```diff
diff --git a/nlopt_b200/csrc/device_backend.hpp b/nlopt_b200/csrc/device_backend.hpp
--- a/nlopt_b200/csrc/device_backend.hpp
+++ b/nlopt_b200/csrc/device_backend.hpp
@@ -77,7 +77,7 @@
     double *xcur_view() { return cand_in_x_ ? x_ : xcur_; }
     void fill_dual_args(struct DualArgs &a, const double *y, const DualScalars &sc);
     bool launch_dual(const double *y, const DualScalars &sc, bool store, bool wait);
-    bool end_outer_pass(struct EndOuterArgs &a, double *dnorm, double *xnorm, bool *all_below_abs);
+    bool end_outer_pass(struct EndOuterArgs &a, double *dnorm, double *xnorm, bool *all_below_abs, bool sb);
     unsigned l2_keep_mask() const;
     void count_operand_bytes(long long evals, bool sb, bool si, bool store);
     bool upload_palette();
```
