+                            for (uint32_t j = 0; j < NF; ++j) {
+                                const uint32_t i = b0 + 4u * j + c4;
+                                take_record(rq[j], ((o.rs >> 16) & 0xFFu) + i, ((o.mask >> (RPL - 1u - i)) & 1u) != 0u);
+                            }
+                        };
+                        Owner cur = owner_of(0u);
+                        u32x4 ra[NF], rb[NF];
+                        issue(ra, cur, 0u);
+                        auto group = [&](const uint32_t g, const Owner cur, u32x4 (&r0)[NF], u32x4 (&r1)[NF]) {
+                            const Owner nxt = owner_of(g + 1u);
+                            const bool any = __ballot(cur.mask != 0u) != 0ull;
+                            reset();
+                            auto batch = [&](auto bi_c, u32x4 (&have)[NF], u32x4 (&next)[NF]) {
+                                constexpr uint32_t bi = decltype(bi_c)::value;
+                                if constexpr (bi + 1u < NB) issue(next, cur, (bi + 1u) * 4u * NF);
+                                else issue(next, nxt, 0u);
+                                take(have, cur, bi * 4u * NF);
+                            };
+                            batch(std::integral_constant<uint32_t, 0>(), r0, r1);
+                            if constexpr (NB >= 2u) batch(std::integral_constant<uint32_t, 1>(), r1, r0);
+                            if constexpr (NB >= 4u) { batch(std::integral_constant<uint32_t, 2>(), r0, r1); batch(std::integral_constant<uint32_t, 3>(), r1, r0); }
+                            static_assert(NB == 1u || NB == 2u || NB == 4u, "batches of an owner group");
+                            if (any) {
+                                merge(std::integral_constant<int, 0xB1>());
+                                merge(std::integral_constant<int, 0x4E>());
+                                if (LPQ >= 2) merge(std::integral_constant<int, 0x141>());
+                                if (LPQ >= 4) merge(std::integral_constant<int, 0x140>());
+                                deliver((int)(((own0 & 15u) * 4u) * 4u), mine && (own0 >> 4) == g);
+                            }
+                            return nxt;
+                        };
 #pragma nounroll
-                        for (uint32_t g = 0; g < 4u; ++g) {
-                            const int own = (int)((16u * g + ((uint32_t)lane >> 2)) * 4u);
-                            const uint32_t o_row0 = (uint32_t)__builtin_amdgcn_ds_bpermute(own, (int)row0);
-                            const uint32_t o_mask = (uint32_t)__builtin_amdgcn_ds_bpermute(own, (int)mask);
-                            const uint32_t o_sub = (uint32_t)__builtin_amdgcn_ds_bpermute(own, (int)sub_e);
-                            if (__ballot(o_mask != 0u) == 0ull) continue;
-                            reset();
-                            constexpr uint32_t NF = PACKED ? 4u : 2u;
-#pragma unroll
-                            for (uint32_t b0 = 0; b0 < RPL; b0 += 4u * NF) {
-                                if (__ballot(((o_mask >> (RPL - 4u * NF - b0)) & ((1u << (4u * NF)) - 1u)) != 0u) == 0ull) continue;
-                                u32x4 rq[NF];
-#pragma unroll
-                                for (uint32_t j = 0; j < NF; ++j) {
-                                    const uint32_t i = b0 + 4u * j + c4;
-                                    rq[j] = load_record(o_row0 + i, ((o_mask >> (RPL - 1u - i)) & 1u) != 0u);
-                                }
-#pragma unroll
-                                for (uint32_t j = 0; j < NF; ++j) {
-                                    const uint32_t i = b0 + 4u * j + c4;
-                                    take_record(rq[j], o_sub + i, ((o_mask >> (RPL - 1u - i)) & 1u) != 0u);
-                                }
-                            }
-                            merge(std::integral_constant<int, 0xB1>());
-                            merge(std::integral_constant<int, 0x4E>());
-                            if (LPQ >= 2) merge(std::integral_constant<int, 0x141>());
-                            if (LPQ >= 4) merge(std::integral_constant<int, 0x140>());
-                            deliver((int)(((own0 & 15u) * 4u) * 4u), mine && (own0 >> 4) == g);
+                        for (uint32_t g = 0; g < 4u; g += (NB & 1u) ? 2u : 1u) {
+                            cur = group(g, cur, ra, rb);
+                            if constexpr ((NB & 1u) != 0u) cur = group(g + 1u, cur, rb, ra);
                         }
                     } else {
                         uint32_t m = mask;
-                        while (__ballot(m != 0u)) {
-                            u32x4 rq[4];
-                            uint32_t gp[4];
+                        auto pick = [&](u32x4 (&rq)[4], uint32_t& rows4) {
+                            rows4 = 0u;
 #pragma unroll
                             for (int j = 0; j < 4; ++j) {
                                 const bool on = m != 0u;
                                 const uint32_t hb = on ? 31u - (uint32_t)__builtin_clz(m) : 0u, i = RPL - 1u - hb;
                                 m = on ? (m & ~(1u << hb)) : 0u;
-                                gp[j] = on ? sub_e + i : 0xFFFFFFFFu;
+                                rows4 |= (on ? i : 0xFFu) << (8 * j);
                                 rq[j] = load_record(row0 + i, on);
                             }
-#pragma unroll
-                            for (int j = 0; j < 4; ++j) take_record(rq[j], gp[j], gp[j] != 0xFFFFFFFFu);
+                        };
+                        auto take4 = [&](const u32x4 (&rq)[4], const uint32_t rows4) {
+#pragma unroll
+                            for (int j = 0; j < 4; ++j) {
+                                const uint32_t i = (rows4 >> (8 * j)) & 0xFFu;
+                                take_record(rq[j], sub_e + i, i != 0xFFu);
+                            }
+                        };
+                        u32x4 ra[4], rb[4];
+                        uint32_t pa, pb;
+                        pick(ra, pa);
+                        for (;;) {
+                            const bool more_b = __ballot(m != 0u) != 0ull;
+                            pick(rb, pb);
+                            take4(ra, pa);
+                            if (!more_b) break;
+                            const bool more_a = __ballot(m != 0u) != 0ull;
+                            pick(ra, pa);
+                            take4(rb, pb);
+                            if (!more_a) break;
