# embedded-software-laboratory/p-dmpc

Measured on AMD Instinct MI355X. Metric: MPC steps/sec (whole node) + p50 per-step plan latency, N vehicles H=8, higher is better.
Workload: dtype f64

## Files before the change

### p-dmpc_amd/csrc/bulk_search.hpp

```cpp
#include <hip/hip_runtime.h>

#include "search_common.hpp"

#include "frontier_common.hpp"

#define BK_P2 3
#define BK_PER PDMPC_BK_PER
#define BK_FAST_PER 4

namespace {

typedef volatile LDS_AS unsigned long long lds_vu64;

__device__ __forceinline__ unsigned long long wg_scan_excl(unsigned long long v, lds_vu64* wsum, int lane, int wave, int n_waves, unsigned long long& total) {
    unsigned long long inc = v;
#pragma unroll
    for (int o = 1; o < PDMPC_WAVE; o <<= 1) {
        const unsigned long long t = __shfl_up(inc, o);
        inc += lane >= o ? t : 0ull;
    }
    if (lane == PDMPC_WAVE - 1) wsum[wave] = inc;
    __syncthreads();
    unsigned long long off = 0, tot = 0;
    for (int q = 0; q < n_waves; ++q) {
// ... 268 lines not shown
    uint32_t c = inc - loc, b = 0, cu = 0;
    bool f = false;
#pragma unroll
    for (int q = 0; q < 4; ++q) {
        c += hq[q];
        const bool hit = !f && hq[q] != 0u && c >= want;
        b = hit ? (uint32_t)(4 * lane + q) : b;
        cu = hit ? c : cu;
        f = f || hit;
    }
    const unsigned long long m = __ballot(f);
    const int l = m ? (int)__builtin_ctzll(m) : 0;
    const uint32_t bb = lane_u(b, l), cc = lane_u(cu, l);
    bin = m ? bb : 0u;
    cum = m ? cc : 0u;
}

__device__ __forceinline__ void bk_post_store(d2* p, d2 v) {
    __hip_atomic_store((double*)p, (double)v.x, __ATOMIC_RELAXED, __HIP_MEMORY_SCOPE_AGENT);
    __hip_atomic_store((double*)p + 1, (double)v.y, __ATOMIC_RELAXED, __HIP_MEMORY_SCOPE_AGENT);
}
__device__ __forceinline__ d2 bk_post_load(const d2* p) {
    d2 v;
    v.x = __hip_atomic_load((const double*)p, __ATOMIC_RELAXED, __HIP_MEMORY_SCOPE_AGENT);
    v.y = __hip_atomic_load((const double*)p + 1, __ATOMIC_RELAXED, __HIP_MEMORY_SCOPE_AGENT);
    return v;
}
__device__ __forceinline__ void bk_area_store(double* p, double v) { __hip_atomic_store(p, v, __ATOMIC_RELAXED, __HIP_MEMORY_SCOPE_AGENT); }
__device__ __forceinline__ void bk_area_store_u32(int32_t* p, int v) { __hip_atomic_store(p, (int32_t)v, __ATOMIC_RELAXED, __HIP_MEMORY_SCOPE_AGENT); }
__device__ __forceinline__ double bk_area_load(const double* p) { return __hip_atomic_load(p, __ATOMIC_RELAXED, __HIP_MEMORY_SCOPE_AGENT); }
__device__ __forceinline__ int bk_area_load_i32(const int32_t* p) { return (int)__hip_atomic_load(p, __ATOMIC_RELAXED, __HIP_MEMORY_SCOPE_AGENT); }
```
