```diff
@@ -308,37 +348,32 @@
   };
   __syncthreads();
   uint64_t z0 = seed + (uint64_t)(4 * (base + tid) + 1) * G;
+  int nq = 0, n2 = 0;
   for (long long rb = base; rb < end; rb += kScreenRound) {
 #pragma unroll
     for (int u = 0; u < kScreenPer; ++u) {
       const long long it = rb + u * kScreenThreads + tid;
       bool pass = false;
-      if (it < end) {
-        const unsigned long long a = s_rec[sample_index_from(z0, n0)];
-        const unsigned long long b = s_rec[sample_index_from(z0 + G, n0)];
-        const float Ds = cell_dist((unsigned)a, (unsigned)b), Dt = cell_dist((unsigned)(a >> 32), (unsigned)(b >> 32));
-        pass = !(Ds + E < r * (Dt - E)) && !(Dt + E < r * (Ds - E));
+      if (it < end)
+        pass = !cell_edge_rejected(s_rec[sample_index_from(z0, n0)], s_rec[sample_index_from(z0 + G, n0)], r);
+      z0 += (uint64_t)(4 * kScreenThreads) * G;
+      enqueue(pass, (unsigned)(it - base));
+    }
+    __syncthreads();
+    nq = s_nq;
+    __syncthreads();
+    if (nq > kScreenQueue - kScreenRound) {
+      nq = n2 = screen_rest(n2, nq);
+      if (nq > kScreenQueue - kScreenRound) {
+        drain(nq);
+        __syncthreads();
+        if (tid == 0) s_nq = 0;
+        __syncthreads();
+        nq = n2 = 0;
       }
-      z0 += (uint64_t)(4 * kScreenThreads) * G;
-      const unsigned long long m = __ballot(pass);
-      if (m) {
-        int qb = 0;
-        if (lane == __ffsll((long long)m) - 1) qb = atomicAdd(&s_nq, __popcll(m));
-        qb = __shfl(qb, __ffsll((long long)m) - 1);
-        if (pass) s_q[qb + __popcll(m & ((1ull << lane) - 1ull))] = (unsigned)(it - base);
-      }
-    }
-    __syncthreads();
-    const int nq_now = s_nq;
-    __syncthreads();
-    if (nq_now > kScreenQueue - kScreenRound) {
-      drain();
-      __syncthreads();
-      if (tid == 0) s_nq = 0;
-      __syncthreads();
-    }
-  }
-  drain();
+    }
+  }
+  drain(screen_rest(n2, nq));
 }
 
 __global__ __launch_bounds__(256) void k_fit_check(const float4* __restrict__ rec, uint32_t n0, double thr_gt,
```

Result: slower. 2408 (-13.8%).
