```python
def adam(ws, P, G, M, V, lr, beta1, beta2, eps, step, side_stream=None, clip_sums=None):
    P.wait_pending()
    coef = ws.clip_out[0:1]
    emulate = ws.dtype == torch.bfloat16

    def step_(p, g, m, v, max_blocks=0, clip_out=None):
        if clip_sums is None:
            ops.adam_step(p, g, m, v, coef, lr, beta1, beta2, eps, step, max_blocks=max_blocks)
        else:
            ops.adam_step_clip(p, g, m, v, clip_sums[0], clip_sums[1], emulate, lr, beta1, beta2, eps, step,
                               max_blocks=max_blocks, clip_out=clip_out)
# ... 62 lines not shown
```

Measured before the change: 1.636 million activations/s.

## Add bit-exact fast bf16 Adam path with packed ops and guarded fallback

Replaces the per-element bf16 Adam update with a packed path. It uses hardware bf16 pack conversion, a reciprocal-multiply divide by the bias correction, a double-precision reciprocal quotient and wave-uniform scalar operands. Lanes whose inputs fall outside the range where these shortcuts match the reference fall back to the original per-element code via a ballot. The aim is to cut the VALU cost of the memory-bound Adam kernels, which run beside the GEMMs. It also moves the whole decoder side-row fraction to the side stream, adds a waves-per-EU hint, and adds debug hooks to check that the primitives are exact.

```diff
diff --git a/crosscoder-model-diff-replication_amd/_lib.py b/crosscoder-model-diff-replication_amd/_lib.py
--- a/crosscoder-model-diff-replication_amd/_lib.py
+++ b/crosscoder-model-diff-replication_amd/_lib.py
@@ -6,8 +6,9 @@
 LIB_PATH = os.path.join(_HERE, "libcrosscoder_hip.so")
 DEBUG_LIB_PATH = os.path.join(_HERE, "libcrosscoder_hip_dbg.so")
 DEFAULT_PP_MASK = 7
-DEBUG_SETTERS = ("cc_debug_set_pp_mask", "cc_debug_set_pp_fast", "cc_debug_set_dec_one_launch",
-                 "cc_debug_set_wave_sync", "cc_debug_set_epi_store", "cc_debug_set_q4")
+_INT_SETTERS = ("cc_debug_set_pp_mask", "cc_debug_set_pp_fast", "cc_debug_set_dec_one_launch",
+                "cc_debug_set_wave_sync", "cc_debug_set_epi_store", "cc_debug_set_q4", "cc_debug_set_adam_ref")
+DEBUG_SETTERS = _INT_SETTERS + ("cc_debug_adam_prims", "cc_debug_adam_redone")
 
 CC_BF16 = 1
 CC_F32 = 2
@@ -145,10 +146,14 @@
     global _debug
     if _debug is None:
         lib = _open(DEBUG_LIB_PATH)
-        for name in DEBUG_SETTERS:
+        for name in _INT_SETTERS:
             fn = getattr(lib, name)
             fn.restype = None
             fn.argtypes = [ctypes.c_int]
+        lib.cc_debug_adam_prims.restype = _i
+        lib.cc_debug_adam_prims.argtypes = [_i, _d, _i64, _i64, ctypes.POINTER(ctypes.c_uint64), _p]
+        lib.cc_debug_adam_redone.restype = _i64
+        lib.cc_debug_adam_redone.argtypes = [_i]
         lib.cc_debug_spin.restype = _i
         lib.cc_debug_spin.argtypes = [_i64, _i64, _i64, _p]
         lib.cc_debug_set_stamps.restype = None
@@ -177,6 +182,7 @@
         dbg.cc_debug_set_wave_sync(0)
         dbg.cc_debug_set_epi_store(1)
         dbg.cc_debug_set_q4(dbg.q4_default)
+        dbg.cc_debug_set_adam_ref(0)
         _lib = prev
 
 
diff --git a/crosscoder-model-diff-replication_amd/csrc/step_kernels.hip b/crosscoder-model-diff-replication_amd/csrc/step_kernels.hip
--- a/crosscoder-model-diff-replication_amd/csrc/step_kernels.hip
+++ b/crosscoder-model-diff-replication_amd/csrc/step_kernels.hip
@@ -1,4 +1,7 @@
 #include "cc_common.h"
+
+#include <cfloat>
+#include <cmath>
 
 namespace cc {
 
@@ -307,7 +310,12 @@
   float w1;
   float beta2, omb2, eps;
   float bc2s;
+  float rb;
   float neg_step;
+  int fast;
+#ifdef CC_DEBUG_HOOKS
+  unsigned long long* redo_ctr;
+#endif
   const float* clip_sums;
   int clip_np, clip_emulate;
   float clip_max_norm;
@@ -370,17 +378,228 @@
   v = vj;
 }
 
+constexpr int FPC_NEG_NORMAL = 0x008, FPC_NEG_ZERO = 0x020, FPC_POS_ZERO = 0x040, FPC_POS_NORMAL = 0x100;
+template <int MASK> CC_DEV bool fp_class(float x) { return __builtin_amdgcn_classf(x, MASK); }
+CC_DEV float bf_lo(uint32_t u) { return __uint_as_float(u << 16); }
+CC_DEV float bf_hi(uint32_t u) { return __uint_as_float(u & 0xffff0000u); }
+CC_DEV float round1(float x) {
+  float r;
+  asm("v_cvt_pk_bf16_f32 %0, 0, %1" : "=v"(r) : "v"(x));
+  return r;
+}
+CC_DEV uint32_t round2(float& x, float& y) {
+  uint32_t u;
+  asm("v_cvt_pk_bf16_f32 %0, %1, %2" : "=v"(u) : "v"(x), "v"(y));
+  x = bf_lo(u);
+  y = bf_hi(u);
+  return u;
+}
+CC_DEV float op_mul(float a, float b) { float r; asm("v_mul_f32 %0, %1, %2" : "=v"(r) : "v"(a), "v"(b)); return r; }
+CC_DEV float op_mul_s(float s, float b) { float r; asm("v_mul_f32 %0, %1, %2" : "=v"(r) : "s"(s), "v"(b)); return r; }
+CC_DEV float op_add(float a, float b) { float r; asm("v_add_f32 %0, %1, %2" : "=v"(r) : "v"(a), "v"(b)); return r; }
+CC_DEV float op_add_s(float s, float b) { float r; asm("v_add_f32 %0, %1, %2" : "=v"(r) : "s"(s), "v"(b)); return r; }
+CC_DEV float op_sub(float a, float b) { float r; asm("v_sub_f32 %0, %1, %2" : "=v"(r) : "v"(a), "v"(b)); return r; }
+CC_DEV float op_fma(float a, float b, float c) {
+  float r;
+  asm("v_fma_f32 %0, %1, %2, %3" : "=v"(r) : "v"(a), "v"(b), "v"(c));
+  return r;
+}
+CC_DEV float op_fma_s(float a, float s, float c) {
+  float r;
+  asm("v_fma_f32 %0, %1, %2, %3" : "=v"(r) : "v"(a), "s"(s), "v"(c));
+  return r;
+}
+CC_DEV float op_fma_nc(float a, float b, float c) {
+  float r;
+  asm("v_fma_f32 %0, %1, %2, -%3" : "=v"(r) : "v"(a), "v"(b), "v"(c));
+  return r;
+}
+CC_DEV float op_fma_na(float a, float b, float c) {
+  float r;
+  asm("v_fma_f32 %0, -%1, %2, %3" : "=v"(r) : "v"(a), "v"(b), "v"(c));
+  return r;
+}
+CC_DEV float op_fma_na_s(float a, float s, float c) {
+  float r;
+  asm("v_fma_f32 %0, -%1, %2, %3" : "=v"(r) : "v"(a), "s"(s), "v"(c));
+  return r;
+}
+CC_DEV float uniform(float x) {
+  return __builtin_bit_cast(float, __builtin_amdgcn_readfirstlane(__builtin_bit_cast(int, x)));
+}
+struct AdamU {
+  float coef, w1, omw, beta2, omb2, bc2s, rb, eps, neg_step;
+};
+CC_DEV AdamU adam_uniforms(const AdamArgs& a, float coef) {
+  return {uniform(coef),   uniform(a.w1), uniform(1.f - a.w1), uniform(a.beta2),   uniform(a.omb2),
+          uniform(a.bc2s), uniform(a.rb), uniform(a.eps),      uniform(a.neg_step)};
+}
+CC_DEV float adam_udiv(float den, float bc2s, float rb) {
+  const float q = op_mul_s(rb, den);
+  const float r = op_fma_na_s(q, bc2s, den);
+  return op_fma_s(r, rb, q);
+}
+CC_DEV float adam_quot(float mj, float den) {
+#pragma clang fp contract(off)
+  const double d = den, m = mj;
+  const double y = __builtin_amdgcn_rcp(d);
+  double q = m * y;
+  q = __builtin_fma(-__builtin_fma(q, d, -m), y, q);
+  q = __builtin_fma(-__builtin_fma(q, d, -m), y, q);
+  return (float)q;
+}
+CC_DEV bool adam_quot_ok(float mj, float den) {
+  return fp_class<FPC_POS_NORMAL>(den) &&
+         fp_class<FPC_NEG_NORMAL | FPC_NEG_ZERO | FPC_POS_ZERO | FPC_POS_NORMAL>(mj);
+}
+CC_DEV void adam_quot2(float m0, float m1, float d0, float d1, float& q0, float& q1, bool& ok0, bool& ok1) {
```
..............................
Task prompt:
Show every line of the data that includes the string "dtype".

Expected answer:
Workload: dtype f64
    emulate = ws.dtype == torch.bfloat16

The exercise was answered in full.